What you should do: Locate the word "NSTG" in the entries below, then gather every line that holds it.

[[ Extracted material open ]]

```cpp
template <typename T, typename TO, int NSTG, bool LNIN = false, bool DUAL = false>
__global__ __launch_bounds__(256) void linear_dma_kernel(const T *__restrict__ x, const T *__restrict__ w,
                                                        const float *__restrict__ bias, const T *__restrict__ res,
                                                        TO *__restrict__ y, long M, int N, int K, int act,
                                                        LnIn li = LnIn{nullptr, 0.f}, TO *__restrict__ y_pre = nullptr)
{
#if defined(__HIP_DEVICE_COMPILE__)
    constexpr int BM = 64, BN = 64;
    constexpr int TILE_BYTES = (BM + BN) * kBK * 2;
    constexpr int EPI_BYTES = BM * (BN + 4) * 4;
    constexpr int LDS_BYTES = NSTG * TILE_BYTES > EPI_BYTES ? NSTG * TILE_BYTES : EPI_BYTES;
// ... 1041 lines not shown
extern "C" int tramba_expand_norm_head_cl(const void *x, const void *w, const float *ln_w, const float *ln_b,
                                          const float *head_w, float head_b, float *y, int batch, int h, int wd, int cin,
                                          int p, float eps, int dtype, void *stream)
{
    TRAMBA_CHECK(x && w && ln_w && ln_b && head_w && y, "expand_norm_head_cl: null tensor");
    TRAMBA_CHECK(batch > 0 && h > 0 && wd > 0 && cin > 0 && p > 0, "expand_norm_head_cl: empty shape");
    TRAMBA_CHECK(dtype == TRAMBA_BF16 || dtype == TRAMBA_F16, "expand_norm_head_cl: 16-bit dtypes only");
    TRAMBA_CHECK(cin % 64 == 0, "expand_norm_head_cl: Cin=%d must be a multiple of 64", cin);
    TRAMBA_CHECK(aligned16(x) && aligned16(w), "expand_norm_head_cl: tensors must be 16-byte aligned");
    const long m = (long)batch * h * wd;
    const int n = p * p * 128;
    TRAMBA_CHECK(m < 2147483647L && (m + 63) / 64 <= 65535, "expand_norm_head_cl: too many pixels");
    hipStream_t s = (hipStream_t)stream;
    ProfScope prof(TRAMBA_PROF_GEMM, s, 2.0 * (double)m * n * cin);
    const LnHead hd{ln_w, ln_b, head_w, head_b, eps, h, wd, p, y};
    dim3 grid((unsigned)(n / 128), (unsigned)((m + 63) / 64)), block(256);
    if (dtype == TRAMBA_BF16) {
        using T = __hip_bfloat16;
        hipLaunchKernelGGL((linear_lean_kernel<T, T, 64, 128, 1, true>), grid, block, 0, s, (const T *)x, (const T *)w,
                           (const float *)nullptr, (const T *)nullptr, (T *)nullptr, m, n, cin, 0, (const T *)nullptr, 0, hd);
    } else {
        using T = __half;
        hipLaunchKernelGGL((linear_lean_kernel<T, T, 64, 128, 1, true>), grid, block, 0, s, (const T *)x, (const T *)w,
                           (const float *)nullptr, (const T *)nullptr, (T *)nullptr, m, n, cin, 0, (const T *)nullptr, 0, hd);
    }
    TRAMBA_LAUNCH_CHECK();
    return TRAMBA_OK;
}

extern "C" int tramba_conv3x3s2_cl(const void *x, const void *w, const float *bias, void *y, int batch, int hin,
// ... 43 lines not shown
```

tramba_amd/csrc/stem.hip:

```cpp
#include "common.h"

namespace tramba {

constexpr int kStemCout = 64, kStemTaps = 27;

template <typename TI, typename T>
__global__ __launch_bounds__(256) void stem_conv_ln_gelu_kernel(const TI *__restrict__ img, const float *__restrict__ w,
                                                               const float *__restrict__ bias,
                                                               const float *__restrict__ ln_w,
                                                               const float *__restrict__ ln_b, T *__restrict__ y,
                                                               int B, int H, int W, int Ho, int Wo, float eps)
{
    __shared__ __attribute__((aligned(16))) float wl[kStemTaps][kStemCout];
    for (int t = threadIdx.x; t < kStemTaps * kStemCout; t += blockDim.x) {
        const int co = t / kStemTaps, tap = t % kStemTaps;
        wl[tap][co] = w[t];
    }
    __syncthreads();
    const long pix = (long)blockIdx.x * 64 + (threadIdx.x >> 2);
    const int part = threadIdx.x & 3;
    const long npix = (long)B * Ho * Wo;
    const bool ok = pix < npix;
    const long pp = ok ? pix : npix - 1;
    const int wo = (int)(pp % Wo);
    const long t2 = pp / Wo;
    const int ho = (int)(t2 % Ho), b = (int)(t2 / Ho);

    float acc[16];
#pragma unroll
    for (int j = 0; j < 16; ++j) acc[j] = bias[part * 16 + j];
#pragma unroll 1
    for (int ci = 0; ci < 3; ++ci)
#pragma unroll 1
        for (int ky = 0; ky < 3; ++ky) {
            const int hy = 2 * ho + ky - 1;
#pragma unroll
            for (int kx = 0; kx < 3; ++kx) {
                const int wx = 2 * wo + kx - 1;
                float v = 0.f;
                if (hy >= 0 && hy < H && wx >= 0 && wx < W) v = Cvt<TI>::to_f(img[(((long)b * 3 + ci) * H + hy) * W + wx]);
                const float4 *wp = reinterpret_cast<const float4 *>(&wl[ci * 9 + ky * 3 + kx][part * 16]);
#pragma unroll
                for (int q = 0; q < 4; ++q) {
                    const float4 ww = wp[q];
                    acc[4 * q + 0] = fmaf(v, ww.x, acc[4 * q + 0]);
                    acc[4 * q + 1] = fmaf(v, ww.y, acc[4 * q + 1]);
                    acc[4 * q + 2] = fmaf(v, ww.z, acc[4 * q + 2]);
                    acc[4 * q + 3] = fmaf(v, ww.w, acc[4 * q + 3]);
                }
            }
        }
    float s = 0.f;
#pragma unroll
    for (int j = 0; j < 16; ++j) s += acc[j];
    s += __shfl_xor(s, 1, 4);
    s += __shfl_xor(s, 2, 4);
    const float mean = s * (1.f / kStemCout);
    float q2 = 0.f;
#pragma unroll
    for (int j = 0; j < 16; ++j) {
        const float d = acc[j] - mean;
        q2 = fmaf(d, d, q2);
    }
    q2 += __shfl_xor(q2, 1, 4);
    q2 += __shfl_xor(q2, 2, 4);
    const float rstd = rsqrtf(q2 * (1.f / kStemCout) + eps);
    if (!ok) return;
    T *yo = y + pix * kStemCout + part * 16;
#pragma unroll
    for (int h8 = 0; h8 < 2; ++h8) {
        float o[8];
#pragma unroll
        for (int j = 0; j < 8; ++j) {
            const int c = part * 16 + h8 * 8 + j;
            o[j] = geluf_((acc[h8 * 8 + j] - mean) * rstd * ln_w[c] + ln_b[c]);
        }
        store_pack<T, 8>(yo + h8 * 8, o);
    }
}

}
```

[[ Extracted material closed ]]

Final answer:
template <typename T, typename TO, int NSTG, bool LNIN = false, bool DUAL = false>
    constexpr int LDS_BYTES = NSTG * TILE_BYTES > EPI_BYTES ? NSTG * TILE_BYTES : EPI_BYTES;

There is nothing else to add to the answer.